Но и сегодня, доказывает постановщик, внутренний сюжет пьесы укоренен в нашей почве; по-прежнему происходящее ужасно и смешно.

Когда занавес открывается, взору зала предстает живая римская картина / немая сцена: большая, ярко освещенная группа мужчин и женщин, занятых друг другом, чья радостно полуобнаженная плоть лишь слабо прикрыта белыми драпировками. Перед нами римские термы: мраморные стены, квадратный бассейн с водой, мраморные полки.

Сцена из спектакля «Лабардан-с». Фото: Александр Иванишин

Сцена из спектакля «Лабардан-с». Фото: Александр Иванишин

Пока длится римское празднество, две огромные черные крысы выбираются из зала, влезают на сцену, вразвалку ее пересекают и скрываются в глубине.

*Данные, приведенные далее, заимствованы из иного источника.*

# rezashkv/unlearn-ft

Hardware: AMD Instinct MI355X
Metric: bilevel train-step images/sec @512^2 pruned-SD2.1 (higher is better)
Workload: dtype bf16; 1 GPU; BASELINE configs[1] model+batch (MAC-budget-0.55 SD-2.1 student [ratio 0.556, 223.7 GMAC/img] + dense teacher [402.1 GMAC/img], B=8/GPU, 64x64 latents = 512^2 px, losses 1.0 ddpm(min-SNR 5) + 2.0 distill + 0.1 block) under the bilevel cadence of configs[2] (upper concept-suppression step every 10th iteration, second AdamW); global_batch=8, parallelism=dp1, student_params=483766084, weights=random-init, attention_precision=activation dtype, dist_backend=none, rccl_ranks=0, dp_mode=allreduce, teacher_prefetch=True

## Files before the change

include/pdmk.h:

```cpp
#ifndef PDMK_H
#define PDMK_H
#include <stdint.h>
#ifdef __cplusplus
extern "C" {
#endif

#define PDMK_F32 0
#define PDMK_BF16 1

typedef void* pdmk_stream;

int pdmk_version(void);

#define PDMK_A_ROWK 0
#define PDMK_A_CONV 1
#define PDMK_A_COLK 2
#define PDMK_B_ROWK 0
#define PDMK_B_COLK 1
#define PDMK_B_COLK_CONV 2

typedef struct pdmk_gemm_args {
    const void* A;
    const void* B;
    void* C;
    const float* bias;
    const float* rowvec;
    const void* R;
    float* colsum_out;
    int32_t M, N, K;
    int32_t lda, ldb, ldc, ldr;
    int32_t rows_per_b;
    int32_t a_mode, b_mode;
    int32_t conv_b, conv_hi, conv_wi, conv_ci, conv_ho, conv_wo, conv_mode, conv_ld;
    int32_t dtype;
    int32_t out_f32;
    int32_t accumulate;
    int32_t splitk;
    float alpha;
    int32_t ldrv;
    int32_t epilogue;
    int32_t ldc2;
    void* C2;
    int64_t* colstat;
    int32_t cs_ld;
    int32_t cs_col0;
    const float* ln_gamma;
    const float* ln_beta;
    float* ln_stats;
    void* ln_out;
    int32_t ld_ln_out;
    float ln_eps;
} pdmk_gemm_args;
int pdmk_gemm_ln_supported(const pdmk_gemm_args* args);

#define PDMK_EPI_NONE 0
#define PDMK_EPI_GEGLU 1
#define PDMK_EPI_GEGLU_BWD 2

int pdmk_gemm(const pdmk_gemm_args* args, pdmk_stream stream);
int pdmk_conv_up2_supported(int B, int H, int W, int Ci, int Co, int dtype);
int pdmk_groupnorm_apply_colstat(const void* x, void* y, const float* gamma, const float* beta, float* stats, const int64_t* colstat,
                                 int cs_ld, int cs_col0, int B, int HW, int C, int ldx, int ldy, int G, int gs, float eps,
                                 int silu, int dtype, pdmk_stream stream);
int pdmk_up2_pack_weights(const float* w3, void* wp, void* wpt, int Co, int Ci, int dtype, pdmk_stream stream);
int pdmk_up2_combine_wgrad(const float* dwp, float* dw3, int Co, int Ci, pdmk_stream stream);
#define PDMK_COLSTAT_SCALE 1073741824.0
#define PDMK_GEMM_GROUP_MAX 8
int pdmk_gemm_group(const pdmk_gemm_args* args, int n, pdmk_stream stream, int32_t* grouped_out);
int pdmk_gemm_plan(const pdmk_gemm_args* args, pdmk_stream stream, int32_t* splitk_out);
int pdmk_gemm_last_candidate(void);
int pdmk_gemm_candidate_name(int a_mode, int b_mode, int id, char* buf, int n);
int pdmk_splitk_finish(const float* ws, void* C, const float* bias, const float* rowvec, const void* R, int64_t M,
                       int N, int ldc, int ldr, int rows_per_b, int ldrv , int nslab ,
                       int accumulate, int dtype, pdmk_stream stream);
int pdmk_splitk_finish_colstat(const float* ws, void* C, const float* bias, const float* rowvec, const void* R, int64_t M,
                               int N, int ldc, int ldr, int rows_per_b, int ldrv, int nslab, int accumulate, int64_t* colstat,
                               int cs_ld, int cs_col0, int dtype, pdmk_stream stream);
#define PDMK_SLAB_GROUP_MAX 32
typedef struct pdmk_slab_item {
    const float* ws;
    float* dst;
    int64_t n;
    int32_t nslab, pad_;
} pdmk_slab_item;
int pdmk_splitk_finish_group(const pdmk_slab_item* items, int n_items, pdmk_stream stream);
int64_t pdmk_gemm_splitk_workspace_bytes(int64_t M, int N, int splitk);

int pdmk_plan_export(const char* path);
int pdmk_plan_import(const char* path);
int pdmk_plan_size(void);
int pdmk_plan_clear(void);
int pdmk_debug_scratch_violations(void);

int pdmk_groupnorm_fwd(const void* x, void* y, const float* gamma, const float* beta, float* stats, double* ws,
                       int B, int HW, int C, int ldx, int ldy, int G, int gs, float eps, int silu, int dtype,
                       pdmk_stream stream);
int pdmk_groupnorm_bwd(const void* x, const void* dy, void* dx, const float* gamma, const float* beta,
                       const float* stats, float* dgamma, float* dbeta, double* ws, float* part_ws,
                       int64_t part_ws_elems, int B, int HW, int C, int ldx, int lddy, int lddx, int G, int gs,
                       int silu, int accumulate_dx, const void* add, int ldadd, int dtype, pdmk_stream stream);
#define PDMK_PARTIAL_GROUP_MAX 32
typedef struct pdmk_partial_item {
    const float* part;
    float* out0;
    float* out1;
    int32_t nblk, n;
} pdmk_partial_item;
int pdmk_groupnorm_bwd_partial_dims(int B, int HW, int C, int G, int gs, int dtype, int32_t* nblk, int32_t* n);
int pdmk_layernorm_bwd_partial_dims(int M, int C, int32_t* nblk, int32_t* n);
int pdmk_reduce_partials_group(const pdmk_partial_item* items, int n_items, pdmk_stream stream);
int64_t pdmk_groupnorm_workspace_bytes(int B, int G);
int64_t pdmk_groupnorm_bwd_part_workspace_bytes(int G, int gs);
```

Те самые, что не к добру снились Городничему (Дмитрий Липинский).

…И вот он выходит в белой императорской тоге и сообщает людям в бассейне знаменитую новость: к нам едет! Действие трогается, в бассейне остаются одни ответственные лица.

Что ж, термы были важнейшим общественным пространством, начиная с античной Греции и до гибели Римской империи. Русская баня этой традиции наследует: парясь, чиновники всех уровней решают вопросы. Иногда — исторические. Так что выбор решения Сергеем Женовачом и Александром Боровским мало сказать, что оправдан. Впрочем, тут работает не один уровень ассоциации. Рим (Гоголь его обожал) как символ распада империи (мы свидетели), необходимость от множества трактовок отмыть «государственную пьесу», Прачечная, как советский термин и форма правления, — вот самые скользкие «мокрые точки» нового прочтения. Фантастический реализм Гоголя соединяет низкую физику и высшую метафизику, вот почему «водные процедуры» так ложатся на пьесу.

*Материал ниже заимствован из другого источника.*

# Bob-cheng/DepthModelHardening

Measured on AMD Instinct MI355X. Metric: adv-train images/sec @1024x320, 10-step PGD, bs32, higher is better.
Workload: dtype f32; 1 GPU; Monodepth2 ResNet18 1024x320, 10-step PGD-L_inf attack on 12 scenes, train batch 32/GPU, stereo photometric+SSIM+smoothness loss (md2), Adam; config_index=2, global_batch=32, per_gpu_batch=32, parallelism=dp1, attack_overlap=False, attack_scenes=12, graph_attack=False

## Files before the change

### depthmodelhardening_amd/csrc/stem_conv_fwd.hip

```cpp
#include "common.hpp"

using namespace dmh;

namespace {

typedef float f32x16 __attribute__((ext_vector_type(16)));

constexpr int NT = 256;
constexpr int TR = 4, TC = 32;
constexpr int RH = 2 * TR + 5;
constexpr int RW = 2 * TC + 6;
constexpr int PLANE = RH * RW;
constexpr int NPAIR = 74;

struct PairDesc { int off; int cls; int k0; int k1; };
__host__ __device__ constexpr PairDesc pair_desc(int j) {
    if (j < 63) {
        const int c = j / 21, r = j % 21, ky = r / 3, kx = 2 * (r % 3);
        return {c * PLANE + ky * RW + kx, 0, c * 49 + ky * 7 + kx, c * 49 + ky * 7 + kx + 1};
    }
    if (j < 72) {
        const int q = j - 63, c = q / 3, ky = 2 * (q % 3);
        return {c * PLANE + ky * RW + 6, 1, c * 49 + ky * 7 + 6, c * 49 + (ky + 1) * 7 + 6};
    }
    if (j == 72) return {6 * RW + 6, 2, 0 * 49 + 48, 1 * 49 + 48};
    return {2 * PLANE + 6 * RW + 6, 0, 2 * 49 + 48, -1};
}

struct SArgs {
    const float* x;
    const float* w;
    float* y;
    int B, H, W, Ho, Wo, gx, gy, ntiles;
    float mean, inv_std;
    const int* org;
    int hw, ww;
};

__global__ __launch_bounds__(NT, 2) void stem_conv_fwd_kernel(const SArgs a) {
    __shared__ float tile[3 * PLANE];
    const int tid = threadIdx.x, lane = tid & 63, wv = tid >> 6;
    const int n = lane & 31, h = lane >> 5;

    float wA[NPAIR], wB[NPAIR];
#pragma unroll
    for (int j = 0; j < NPAIR; ++j) {
        const PairDesc d = pair_desc(j);
        const int kk = h ? d.k1 : d.k0;
        wA[j] = kk >= 0 ? a.w[(size_t)n * 147 + kk] : 0.f;
        wB[j] = kk >= 0 ? a.w[(size_t)(n + 32) * 147 + kk] : 0.f;
    }
    const int base = (2 * wv) * RW + 2 * n;
    const float* b0 = tile + base + (h ? 1 : 0);
    const float* b1 = tile + base + (h ? RW : 0);
    const float* b2 = tile + base + (h ? PLANE : 0);

    const size_t HW = (size_t)a.H * a.W, HWo = (size_t)a.hw * a.ww;
    for (int t = blockIdx.x; t < a.ntiles; t += gridDim.x) {
        int q = t;
        const int bxi = q % a.gx;  q /= a.gx;
        const int byi = q % a.gy;
        const int b = q / a.gy;
        const int wy0 = a.org ? a.org[2 * b] : 0, wx0 = a.org ? a.org[2 * b + 1] : 0;
        const int oy0 = wy0 + byi * TR, ox0 = wx0 + bxi * TC;
        const int iy0 = 2 * oy0 - 3, ix0 = 2 * ox0 - 3;
        const float* xb = a.x + (size_t)b * 3 * HW;
        __syncthreads();
        for (int e = tid; e < 3 * PLANE; e += NT) {
            const int c = e / PLANE, rem = e - c * PLANE, r = rem / RW, cc = rem - r * RW;
            const int iy = iy0 + r, ix = ix0 + cc;
            const bool ok = iy >= 0 && iy < a.H && ix >= 0 && ix < a.W;
            const float v = xb[(size_t)c * HW + (size_t)min(max(iy, 0), a.H - 1) * a.W + min(max(ix, 0), a.W - 1)];
            tile[e] = ok ? (v - a.mean) * a.inv_std : 0.f;
        }
        __syncthreads();
        f32x16 accA, accB;
#pragma unroll
        for (int v = 0; v < 16; ++v) accA[v] = accB[v] = 0.f;
#pragma unroll
        for (int j = 0; j < NPAIR; ++j) {
            const PairDesc d = pair_desc(j);
            const float bv = (d.cls == 0 ? b0 : d.cls == 1 ? b1 : b2)[d.off];
            accA = __builtin_amdgcn_mfma_f32_32x32x2f32(wA[j], bv, accA, 0, 0, 0);
            accB = __builtin_amdgcn_mfma_f32_32x32x2f32(wB[j], bv, accB, 0, 0, 0);
        }
        const int oy = oy0 + wv - wy0, ox = ox0 + n - wx0;
        if (oy < a.hw && ox < a.ww) {
            float* yb = a.y + (size_t)b * 64 * HWo + (size_t)oy * a.ww + ox;
#pragma unroll
            for (int v = 0; v < 16; ++v) {
                const int i = 8 * (v >> 2) + 4 * h + (v & 3);
                yb[(size_t)i * HWo] = accA[v];
                yb[(size_t)(i + 32) * HWo] = accB[v];
            }
        }
    }
}

inline long long stem_fwd_tiles(int B, int hw, int ww) {
    return (long long)B * ((ww + TC - 1) / TC) * ((hw + TR - 1) / TR);
}
inline int stem_fwd_workgroups(long long tiles) { return (int)(tiles < 512 ? tiles : 512); }

}

extern "C" {

static int launch_stem_fwd(const float* x, const float* w, const int* org, int B, int H, int W, int hw, int ww, float mean,
                           float std, float* y, void* stream, const char* fn) {
    SArgs a;
    a.x = x;
    a.w = w;
    a.y = y;
    a.B = B;
    a.H = H;
    a.W = W;
    a.Ho = H / 2;
    a.Wo = W / 2;
    a.org = org;
    a.hw = hw;
    a.ww = ww;
    a.gx = (ww + TC - 1) / TC;
    a.gy = (hw + TR - 1) / TR;
    const long long tiles = stem_fwd_tiles(B, hw, ww);
    if (tiles >= (1ll << 31)) return fail(DMH_EINVAL, "%s: grid too large", fn);
    a.ntiles = (int)tiles;
    a.mean = mean;
    a.inv_std = 1.0f / std;
    const int blocks = stem_fwd_workgroups(tiles);
    hipLaunchKernelGGL(stem_conv_fwd_kernel, dim3(blocks), dim3(NT), 0, (hipStream_t)stream, a);
    return check_launch(fn);
}

int dmh_stem_conv_norm_fwd(const float* x, const float* w, int B, int H, int W, float mean, float std, float* y,
                           void* stream) {
    DMH_REQUIRE(x && w && y, "null pointer");
    DMH_REQUIRE(B > 0 && H >= 2 && W >= 2 && (H & 1) == 0 && (W & 1) == 0, "image height and width must be even");
    DMH_REQUIRE(std > 0.f, "std must be positive");
    DMH_REQUIRE((int64_t)B * 64 * (H / 2) * (W / 2) < ((int64_t)1 << 40), "tensor too large");
    return launch_stem_fwd(x, w, nullptr, B, H, W, H / 2, W / 2, mean, std, y, stream, "dmh_stem_conv_norm_fwd");
}

int64_t dmh_stem_conv_norm_fwd_tiles(int B, int H, int W) {
    if (B <= 0 || H < 2 || W < 2 || (H & 1) || (W & 1)) return -1;
    return stem_fwd_tiles(B, H / 2, W / 2);
}

int dmh_stem_conv_norm_fwd_workgroups(int B, int H, int W) {
    const int64_t tiles = dmh_stem_conv_norm_fwd_tiles(B, H, W);
    return tiles < 0 || tiles >= ((int64_t)1 << 31) ? -1 : stem_fwd_workgroups(tiles);
}

int dmh_stem_conv_norm_fwd_win(const float* x, const float* w, const int* org, int B, int H, int W, int hw, int ww, float mean,
                               float std, float* y, void* stream) {
    DMH_REQUIRE(x && w && y && org, "null pointer");
    DMH_REQUIRE(B > 0 && H >= 2 && W >= 2 && (H & 1) == 0 && (W & 1) == 0, "image height and width must be even");
    DMH_REQUIRE(std > 0.f, "std must be positive");
    DMH_REQUIRE(hw >= 1 && ww >= 1 && hw <= H / 2 && ww <= W / 2, "the window must lie inside the H/2 x W/2 output");
    return launch_stem_fwd(x, w, org, B, H, W, hw, ww, mean, std, y, stream, "dmh_stem_conv_norm_fwd_win");
}

}
```

Baseline: 408.7 images/s.

## Stage stem filters in LDS and load input tile with 128-bit buffer loads

The kernel now copies the full 64x147 filter bank into shared memory with vectorized buffer loads, and each lane gathers its MFMA operands from LDS instead of doing scattered global reads. The input tile fill switches from per-element clamped scalar loads to 16-byte aligned buffer loads with out-of-bounds masking. To allow this, the row width is padded to a multiple of 4 and a column offset is applied. The output store hoists the per-half channel offset and keeps the stride in a scalar register. The cost is extra LDS (about 37 KB for the filters) that may limit occupancy, plus a new 32-bit offset limit per image.

```diff
diff --git a/depthmodelhardening_amd/csrc/stem_conv_fwd.hip b/depthmodelhardening_amd/csrc/stem_conv_fwd.hip
--- a/depthmodelhardening_amd/csrc/stem_conv_fwd.hip
+++ b/depthmodelhardening_amd/csrc/stem_conv_fwd.hip
@@ -5,13 +5,20 @@
 namespace {
 
 typedef float f32x16 __attribute__((ext_vector_type(16)));
+typedef float f32x4 __attribute__((ext_vector_type(4)));
+
+#ifndef DMH_STEM_ABLATE
+#define DMH_STEM_ABLATE 0
+#endif
 
 constexpr int NT = 256;
 constexpr int TR = 4, TC = 32;
 constexpr int RH = 2 * TR + 5;
-constexpr int RW = 2 * TC + 6;
+constexpr int NWR = 18;
+constexpr int RW = 4 * NWR;
 constexpr int PLANE = RH * RW;
 constexpr int NPAIR = 74;
+constexpr int NFILT = 64 * 147;
 
 struct PairDesc { int off; int cls; int k0; int k1; };
 __host__ __device__ constexpr PairDesc pair_desc(int j) {
@@ -38,24 +45,41 @@
 };
 
 __global__ __launch_bounds__(NT, 2) void stem_conv_fwd_kernel(const SArgs a) {
-    __shared__ float tile[3 * PLANE];
+    __shared__ __attribute__((aligned(16))) float tile[3 * PLANE + 4];
     const int tid = threadIdx.x, lane = tid & 63, wv = tid >> 6;
     const int n = lane & 31, h = lane >> 5;
 
     float wA[NPAIR], wB[NPAIR];
+    __shared__ __attribute__((aligned(16))) float filt[NFILT];
+    {
+        constexpr int NWORD = NFILT / 4, PER_T = (NWORD + NT - 1) / NT;
+        const rsrc_t wrs = make_rsrc(a.w, (unsigned)NFILT * 4u);
+        f32x4 stage[PER_T];
+#pragma unroll
+        for (int k = 0; k < PER_T; ++k)
+            stage[k] = __builtin_bit_cast(f32x4, __builtin_amdgcn_raw_buffer_load_b128(wrs, (unsigned)(tid + NT * k) * 16u, 0, 0));
+#pragma unroll
+        for (int k = 0; k < PER_T; ++k)
+            if (tid + NT * k < NWORD) *reinterpret_cast<f32x4*>(filt + 4 * (tid + NT * k)) = stage[k];
+        if (tid < 4) tile[3 * PLANE + tid] = 0.f;
+        __syncthreads();
+    }
 #pragma unroll
     for (int j = 0; j < NPAIR; ++j) {
         const PairDesc d = pair_desc(j);
         const int kk = h ? d.k1 : d.k0;
-        wA[j] = kk >= 0 ? a.w[(size_t)n * 147 + kk] : 0.f;
-        wB[j] = kk >= 0 ? a.w[(size_t)(n + 32) * 147 + kk] : 0.f;
-    }
+        wA[j] = kk >= 0 ? filt[n * 147 + kk] : 0.f;
+        wB[j] = kk >= 0 ? filt[(n + 32) * 147 + kk] : 0.f;
+    }
+#if DMH_STEM_ABLATE & 1
+#pragma unroll
+    for (int j = 0; j < NPAIR; ++j) asm volatile("" ::"v"(wA[j]), "v"(wB[j]));
+    return;
+#endif
     const int base = (2 * wv) * RW + 2 * n;
-    const float* b0 = tile + base + (h ? 1 : 0);
-    const float* b1 = tile + base + (h ? RW : 0);
-    const float* b2 = tile + base + (h ? PLANE : 0);
 
     const size_t HW = (size_t)a.H * a.W, HWo = (size_t)a.hw * a.ww;
+    const size_t hoff = (size_t)(4 * h) * HWo;
     for (int t = blockIdx.x; t < a.ntiles; t += gridDim.x) {
         int q = t;
         const int bxi = q % a.gx;  q /= a.gx;
@@ -65,14 +89,28 @@
         const int oy0 = wy0 + byi * TR, ox0 = wx0 + bxi * TC;
         const int iy0 = 2 * oy0 - 3, ix0 = 2 * ox0 - 3;
         const float* xb = a.x + (size_t)b * 3 * HW;
+        const int coff = ix0 & 3, ixa = ix0 - coff;
+        const rsrc_t xrs = make_rsrc(xb, (unsigned)(3 * HW) * 4u);
+        constexpr int NITEM = 3 * RH * NWR, PER_S = (NITEM + NT - 1) / NT;
+        f32x4 stage[PER_S];
+#pragma unroll
+        for (int k = 0; k < PER_S; ++k) {
+            const int item = tid + NT * k, c = item / (RH * NWR), rem2 = item - c * (RH * NWR), r = rem2 / NWR, f = rem2 - r * NWR;
+            const int iy = iy0 + r, cx = ixa + 4 * f;
+            const bool ok = item < NITEM && iy >= 0 && iy < a.H && cx >= 0 && cx < a.W;
+            const unsigned vo = ok ? (unsigned)((c * a.H + iy) * a.W + cx) * 4u : 0xFFFFFFFFu;
+            f32x4 v = __builtin_bit_cast(f32x4, __builtin_amdgcn_raw_buffer_load_b128(xrs, vo, 0, 0));
+#pragma unroll
+            for (int e = 0; e < 4; ++e) v[e] = (ok && cx + e < a.W) ? (v[e] - a.mean) * a.inv_std : 0.f;
+            stage[k] = v;
+        }
         __syncthreads();
-        for (int e = tid; e < 3 * PLANE; e += NT) {
-            const int c = e / PLANE, rem = e - c * PLANE, r = rem / RW, cc = rem - r * RW;
-            const int iy = iy0 + r, ix = ix0 + cc;
-            const bool ok = iy >= 0 && iy < a.H && ix >= 0 && ix < a.W;
-            const float v = xb[(size_t)c * HW + (size_t)min(max(iy, 0), a.H - 1) * a.W + min(max(ix, 0), a.W - 1)];
-            tile[e] = ok ? (v - a.mean) * a.inv_std : 0.f;
-        }
+#pragma unroll
+        for (int k = 0; k < PER_S; ++k)
+            if (tid + NT * k < NITEM) *reinterpret_cast<f32x4*>(tile + 4 * (tid + NT * k)) = stage[k];
+        const float* b0 = tile + base + coff + (h ? 1 : 0);
+        const float* b1 = tile + base + coff + (h ? RW : 0);
+        const float* b2 = tile + base + coff + (h ? PLANE : 0);
         __syncthreads();
         f32x16 accA, accB;
 #pragma unroll
@@ -86,12 +124,14 @@
         }
         const int oy = oy0 + wv - wy0, ox = ox0 + n - wx0;
         if (oy < a.hw && ox < a.ww) {
-            float* yb = a.y + (size_t)b * 64 * HWo + (size_t)oy * a.ww + ox;
+            float* yb = a.y + (size_t)b * 64 * HWo + (size_t)oy * a.ww + ox + hoff;
+            size_t cs = HWo;
+            asm volatile("" : "+s"(cs));
 #pragma unroll
             for (int v = 0; v < 16; ++v) {
-                const int i = 8 * (v >> 2) + 4 * h + (v & 3);
-                yb[(size_t)i * HWo] = accA[v];
-                yb[(size_t)(i + 32) * HWo] = accB[v];
+                const int i = 8 * (v >> 2) + (v & 3);
+                yb[(size_t)i * cs] = accA[v];
+                yb[(size_t)(i + 32) * cs] = accB[v];
             }
         }
     }
@@ -138,6 +178,7 @@
     DMH_REQUIRE(B > 0 && H >= 2 && W >= 2 && (H & 1) == 0 && (W & 1) == 0, "image height and width must be even");
     DMH_REQUIRE(std > 0.f, "std must be positive");
     DMH_REQUIRE((int64_t)B * 64 * (H / 2) * (W / 2) < ((int64_t)1 << 40), "tensor too large");
+    DMH_REQUIRE((int64_t)H * W * 12 < ((int64_t)1 << 32), "one image must stay below 4 GiB (32-bit offsets per sample)");
     return launch_stem_fwd(x, w, nullptr, B, H, W, H / 2, W / 2, mean, std, y, stream, "dmh_stem_conv_norm_fwd");
 }
 
@@ -157,6 +198,7 @@
     DMH_REQUIRE(B > 0 && H >= 2 && W >= 2 && (H & 1) == 0 && (W & 1) == 0, "image height and width must be even");
     DMH_REQUIRE(std > 0.f, "std must be positive");
     DMH_REQUIRE(hw >= 1 && ww >= 1 && hw <= H / 2 && ww <= W / 2, "the window must lie inside the H/2 x W/2 output");
+    DMH_REQUIRE((int64_t)H * W * 12 < ((int64_t)1 << 32), "one image must stay below 4 GiB (32-bit offsets per sample)");
     return launch_stem_fwd(x, w, org, B, H, W, hw, ww, mean, std, y, stream, "dmh_stem_conv_norm_fwd_win");
 }
 
```

After: 410.9 images/s, median of 6. No clear change (+0.5%).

Место, где своевременно подтирают швабрами лужи на полу, где персонал деликатно окутывает начальство сухими простынками, где сверкают озабоченными голыми задницами государевы слуги, где пузырятся важностью голые «короли» — это тип жизнеустройства, сразу и общество, и власть.

И русская баня коллективной вины, и римские мотивы распада.

Сегодня заниматься театром, искусством стократ труднее, чем в любые другие времена. И хвала тем, кто отваживается. Женовач не стал осовременивать язык: он и так пугающе актуален. Не стал сокращать или имплантировать в пьесу ничего якобы сегодняшнего. Он просто дал услышать авторский текст.

— Россия хочет вести войну… нет ли измены… думаю, война с турками будет…

В этой интерпретации, пожалуй, не находчивый плут Чичиков, виртуоз обмана, а сама система лжи, нечистых испарений и ее лицо, Городничий, — в центре спектакля: не один обманщик, целый обманный режим.

Городничий в тоге, бороде и сплошной умственной оторопи, подгоняемый своими зрелыми звериными инстинктами, абсолютно современен, этакий провинциальный Нерон, управляющий бандой, в которой все члены понимают его с полуслова, с полурыка (рычит на подчиненных).

В их сонные умы он ввинчивает руководящие указания, в которых как-то особенно различимо, насколько ясно он сознает беды и нужды города, понимает, как должно было бы быть и как есть. И про больницу, и про забор, и про храм, который якобы сгорел, но который и не начинали строить, — все досконально. На голой его груди огромный золотой крест, и крестится он, осеняя свои указания, поминутно.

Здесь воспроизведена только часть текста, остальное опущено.